▶

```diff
+int tuch_ray_fill_check_impl(const tuch_contact_model* m, const float* verts, const float* points, const int32_t* counts,
+                             int B, int Q, void* workspace, hipStream_t s, unsigned long long* out_host)
+{
+    const bool vform = points == nullptr;
+    const RayLayout l = full_layout(m, B, vform ? m->V : Q, vform);
+    char* ws = (char*)workspace;
+    unsigned long long* out = (unsigned long long*)(ws + l.stats);
+    if (hipMemsetAsync(out, 0, 4 * sizeof(unsigned long long), s) != hipSuccess ||
+        hipMemsetAsync(ws + l.pairs, 0xff, (size_t)B * l.cap * sizeof(int32_t), s) != hipSuccess)
+        return TUCH_ERR_HIP;
+    if (vform) launch_ray_lists<true>(m, l, verts, verts, nullptr, B, m->V, ws, s, nullptr);
+    else launch_ray_lists<false>(m, l, verts, points, counts, B, Q, ws, s, nullptr);
+    const int L = m->tree_leaves;
+    hipLaunchKernelGGL(ray_check_pairs_kernel, dim3(L, B), dim3(64), 0, s, (const RayEntry*)(ws + l.lists),
+                       (const int32_t*)(ws + l.list_len), (const RayBody*)(ws + l.body), (const int32_t*)(ws + l.leaf_cnt),
+                       (const int32_t*)(ws + l.leaf_fill), (const int32_t*)(ws + l.pairs), L, l.qblocks, l.cap, out);
+    hipLaunchKernelGGL(ray_check_boxes_kernel, dim3(L, B), dim3(64), 0, s, verts, (const int32_t*)m->tree_vidx,
+                       (const float*)m->tree_sign_word, m->V, (const TreeNode*)m->tree_node,
+                       (const int32_t*)m->tree_height_nodes, (const float4*)(ws + l.boxes), l.T, out);
+    if (hipMemcpyAsync(out_host, out, 4 * sizeof(unsigned long long), hipMemcpyDeviceToHost, s) != hipSuccess ||
+        hipStreamSynchronize(s) != hipSuccess)
+        return TUCH_ERR_HIP;
+    return tuch_check_launch("tuch_ray_fill_check");
 }
 
 void tuch_ray_segment_prepare(const tuch_contact_model* m, const float* verts, const float* caps, int assisted, int B,
diff --git a/tuch_amd/csrc/winding.hip b/tuch_amd/csrc/winding.hip
--- a/tuch_amd/csrc/winding.hip
+++ b/tuch_amd/csrc/winding.hip
@@ -995,6 +995,28 @@
     return tuch_ray_exterior_verts(m, verts, B, 0.99f, nullptr, nullptr, (char*)workspace + l.ray, (hipStream_t)stream, out_host);
 }
 
+extern "C" int tuch_ray_fill_check(const tuch_contact_model* m, const float* verts, const float* points,
+                                   const int32_t* counts, int B, int Q, void* workspace, size_t workspace_bytes,
+                                   unsigned long long* out_host, void* stream)
+{
+    TUCH_REQUIRE(m && verts && out_host, "tuch_ray_fill_check: null pointer");
+    TUCH_REQUIRE(tuch_ray_available(m), "tuch_ray_fill_check: the model has no cluster tree / vertex rings");
+    TUCH_REQUIRE(B > 0 && B <= 65535 && (!points || Q > 0), "tuch_ray_fill_check: bad sizes B=%d Q=%d", B, Q);
+    size_t need = 0, at = 0;
+    if (points) {
+        need = tuch_winding_points_workspace_bytes(m, B, Q);
+    } else {
+        const ExteriorLayout l = exterior_layout(m, B);
+        need = l.total;
+        at = l.ray;
+    }
+    if (!workspace || workspace_bytes < need) {
+        tuch_set_error("tuch_ray_fill_check: workspace %zu < %zu bytes", workspace_bytes, need);
+        return TUCH_ERR_WORKSPACE;
+    }
+    return tuch_ray_fill_check_impl(m, verts, points, counts, B, Q, (char*)workspace + at, (hipStream_t)stream, out_host);
+}
+
 struct PointsLayout { size_t stream, bounds, partial, total; int frontier, nsub, qblocks; };
 
 static PointsLayout points_layout(const tuch_contact_model* m, int B, int Q)
diff --git a/tuch_amd/ops.py b/tuch_amd/ops.py
--- a/tuch_amd/ops.py
+++ b/tuch_amd/ops.py
@@ -1098,6 +1098,24 @@
         return dict(elements=int(out[0]), wavefronts=int(out[3]), queries_per_step=64,
                     lanes_inside_leaf_slabs=int(out[1]) / max(int(out[2]), 1))
 
+    def ray_fill_check(self, verts: torch.Tensor, points: Optional[torch.Tensor] = None,
+                       counts: Optional[torch.Tensor] = None) -> dict:
+        verts = _f32(verts)
+        b = verts.shape[0]
+        L = _C.lib()
+        pts, q = None, 0
+        if points is not None:
+            pts = _f32(points)
+            q = pts.shape[1]
+            nbytes = L.tuch_winding_points_workspace_bytes(self._handle, b, q)
+        else:
+            nbytes = L.tuch_exterior_workspace_bytes(self._handle, b)
+        ws = _workspace(nbytes, verts.device)
+        out = (ctypes.c_ulonglong * 4)()
+        _C.check(L.tuch_ray_fill_check(self._handle, _C.ptr(verts), _C.ptr(pts), _C.ptr(counts), b, q, _C.ptr(ws), nbytes, out,
+                                       _C.stream()))
+        return dict(bad_leaves=int(out[0]), bad_box_words=int(out[1]), pairs=int(out[2]), entries=int(out[3]))
+
     def exterior_flags(self, verts: torch.Tensor, apply_segments: bool = True, thresh: float = 0.99,
                        return_details: bool = False):
         verts = _f32(verts)
```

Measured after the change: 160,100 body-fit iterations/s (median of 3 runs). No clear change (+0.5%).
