constexpr int I8_SHARDS = 8, I8_CS_STRIDE = 640;
struct SliceOp {
   const double *rowscale;
   unsigned long long *maxbits;
   int8_t *Q;
   double *colw;
   long long *colsum;
   double *copy64;
   float *copy32;
};
void i8_colmax(const double *V, uint64_t rows, int b, int nops, const SliceOp *ops, hipStream_t stream);
void i8_slice(const double *V, uint64_t rows_pad, uint64_t rows, int b, int S, int nops, const SliceOp *ops, hipStream_t stream);
void i8_maxbits_fold(const unsigned long long *bits, double *out64, hipStream_t stream);
void i8_maxbits_set(const double *all, int G, unsigned long long *bits, hipStream_t stream);
void i8_slice_rows(const double *V, uint64_t rows, int b, int S, const SliceOp &op, int8_t *Qrm, hipStream_t stream);
void i8_unpack_slices(const int8_t *Qrm, uint64_t rows_pad, int b, int S, const SliceOp &op, hipStream_t stream, uint64_t rows_valid = 0,
                      float *copy32 = nullptr, double *copy64 = nullptr);
void i8_dequant_rows(const int8_t *Qrm, uint64_t rows, int b, int S, const SliceOp &op, float *copy32, double *copy64, hipStream_t stream);
__host__ __device__ inline size_t packed_piece_offset(uint64_t r, uint64_t q, size_t pitch, bool tiled)
{
   if (!tiled) return (size_t)(r * pitch + q * 16);
   const uint64_t c = q >> 2, kh = (q >> 1) & 1, h = q & 1;
   return (size_t)((r >> 5) * 32 * pitch + c * 2048 + (h * 64 + kh * 32 + (r & 31)) * 16);
}
int gemm_i8_nsc_pad(int S, int b);
size_t gemm_i8_workspace_doubles(uint64_t rows_pad, uint64_t k_pad, int S, int b, bool two);
int gemm_i8_instances(int (*out)[6], int cap);
void gemm_i8(const uint8_t *packed, size_t pitch, const int8_t *Qg, const int8_t *Qm, const double *wg, const double *wm,
             const long long *colsum_m, const double *mean, const double *sd, double *out, double *ws, uint64_t rows_pad, uint64_t k_pad,
             uint64_t rows_valid, int mode ,
             const double *eplane , int b, int S,
             const SliceOp *next_ops, hipStream_t stream, hipEvent_t *gemm_events = nullptr, hipEvent_t before_combine = nullptr,
             bool e_only = false ,
             bool tiled = false );
void i8_rowscales(const double *mean, const double *sd, uint64_t P_g, uint64_t P_pad, double *inv_sd, double *mu_inv_sd,
                  hipStream_t stream);
void transpose_packed(const uint8_t *in, size_t pitch_in, uint64_t N_pad, uint64_t P_pad, uint8_t *out, size_t pitch_out,
                      hipStream_t stream, bool tiled = false );
void tile_packed(const uint8_t *in, size_t pitch, uint64_t rows, uint8_t *out, hipStream_t stream);
double mfma_i8_peak_tops(int waves_per_simd, int iters, uint32_t fill, hipStream_t stream);
void mfma_i8_probe(const int8_t *A, const int8_t *Bt, int *D, hipStream_t stream);
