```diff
diff --git a/pointcloudprocessor_amd/csrc/pcp_device.hpp b/pointcloudprocessor_amd/csrc/pcp_device.hpp
--- a/pointcloudprocessor_amd/csrc/pcp_device.hpp
+++ b/pointcloudprocessor_amd/csrc/pcp_device.hpp
@@ -118,6 +118,31 @@
   const float ev = kErr * __builtin_fmaf(fabsf(c.qfy), sy, fabsf(c.qcy));
   const float over = fmaxf(fmaxf(c.u_lo - (u + eu), (u - eu) - c.u_hi), fmaxf(c.v_lo - (v + ev), (v - ev) - c.v_hi));
   return over > 0.0f;
+}
+
+__device__ __forceinline__ bool classify_cell(const DevCamera &c, float xc, float yc, float zc, int32_t &cell, bool &cand) {
+  const float rz = __builtin_amdgcn_rcpf(zc);
+  const float xn = xc * rz, yn = yc * rz;
+  const float axn = fabsf(xn), ayn = fabsf(yn);
+  const bool boxed = (axn <= c.fc_xmax) & (ayn <= c.fc_ymax);
+  const float x2 = xn * xn, y2 = yn * yn;
+  const float r2 = x2 + y2, r4 = r2 * r2, r6 = r2 * r4;
+  const float rc = __builtin_fmaf(c.qk3, r6, __builtin_fmaf(c.qk2, r4, __builtin_fmaf(c.qk1, r2, 1.0f)));
+  const float t1 = 2.0f * xn * yn;
+  const float t2 = __builtin_fmaf(2.0f, x2, r2), t3 = __builtin_fmaf(2.0f, y2, r2);
+  const float xd = __builtin_fmaf(c.qp2, t2, __builtin_fmaf(c.qp1, t1, rc * xn));
+  const float yd = __builtin_fmaf(c.qp2, t1, __builtin_fmaf(c.qp1, t3, rc * yn));
+  const float u = __builtin_fmaf(c.qfx, xd, c.qcx), v = __builtin_fmaf(c.qfy, yd, c.qcy);
+  const float qu = u * c.ds_rcp, qv = v * c.ds_rcp;
+  const float ku = __builtin_floorf(qu), kv = __builtin_floorf(qv);
+  const float fu = qu - ku, fv = qv - kv;
+  const float over = fmaxf(fmaxf(c.fc_out_lo - qu, qu - c.fc_out_hi_u), fmaxf(c.fc_out_lo - qv, qv - c.fc_out_hi_v));
+  const bool within = !(over > 0.0f);
+  const bool outside = !within;
+  const bool inside = (fu > c.fc_d) & (fu < c.fc_omd) & (fv > c.fc_d) & (fv < c.fc_omd) & (qu > c.fc_d) & (qv > c.fc_d) & within;
+  cand = inside;
+  cell = inside ? static_cast<int32_t>(kv) * c.mw + static_cast<int32_t>(ku) : -1;
+  return boxed & (inside | outside);
 }
 
 struct Projected {
diff --git a/pointcloudprocessor_amd/csrc/pcp_internal.hpp b/pointcloudprocessor_amd/csrc/pcp_internal.hpp
--- a/pointcloudprocessor_amd/csrc/pcp_internal.hpp
+++ b/pointcloudprocessor_amd/csrc/pcp_internal.hpp
@@ -37,6 +37,11 @@
   float qfx, qfy, qcx, qcy;
   float qk1, qk2, qk3, qp1, qp2;
   float u_lo, u_hi, v_lo, v_hi;
+  int32_t fc_on;
+  float fc_xmax, fc_ymax;
+  float fc_d, fc_omd;
+  float fc_out_lo;
+  float fc_out_hi_u, fc_out_hi_v;
 };
 
 struct DevFrame {
```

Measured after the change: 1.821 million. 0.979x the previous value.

◀

# TASK BRIEF:
Please give the number of lines above that include the string "nbytes", with nothing added.

# RESULT OF THIS TASK:
4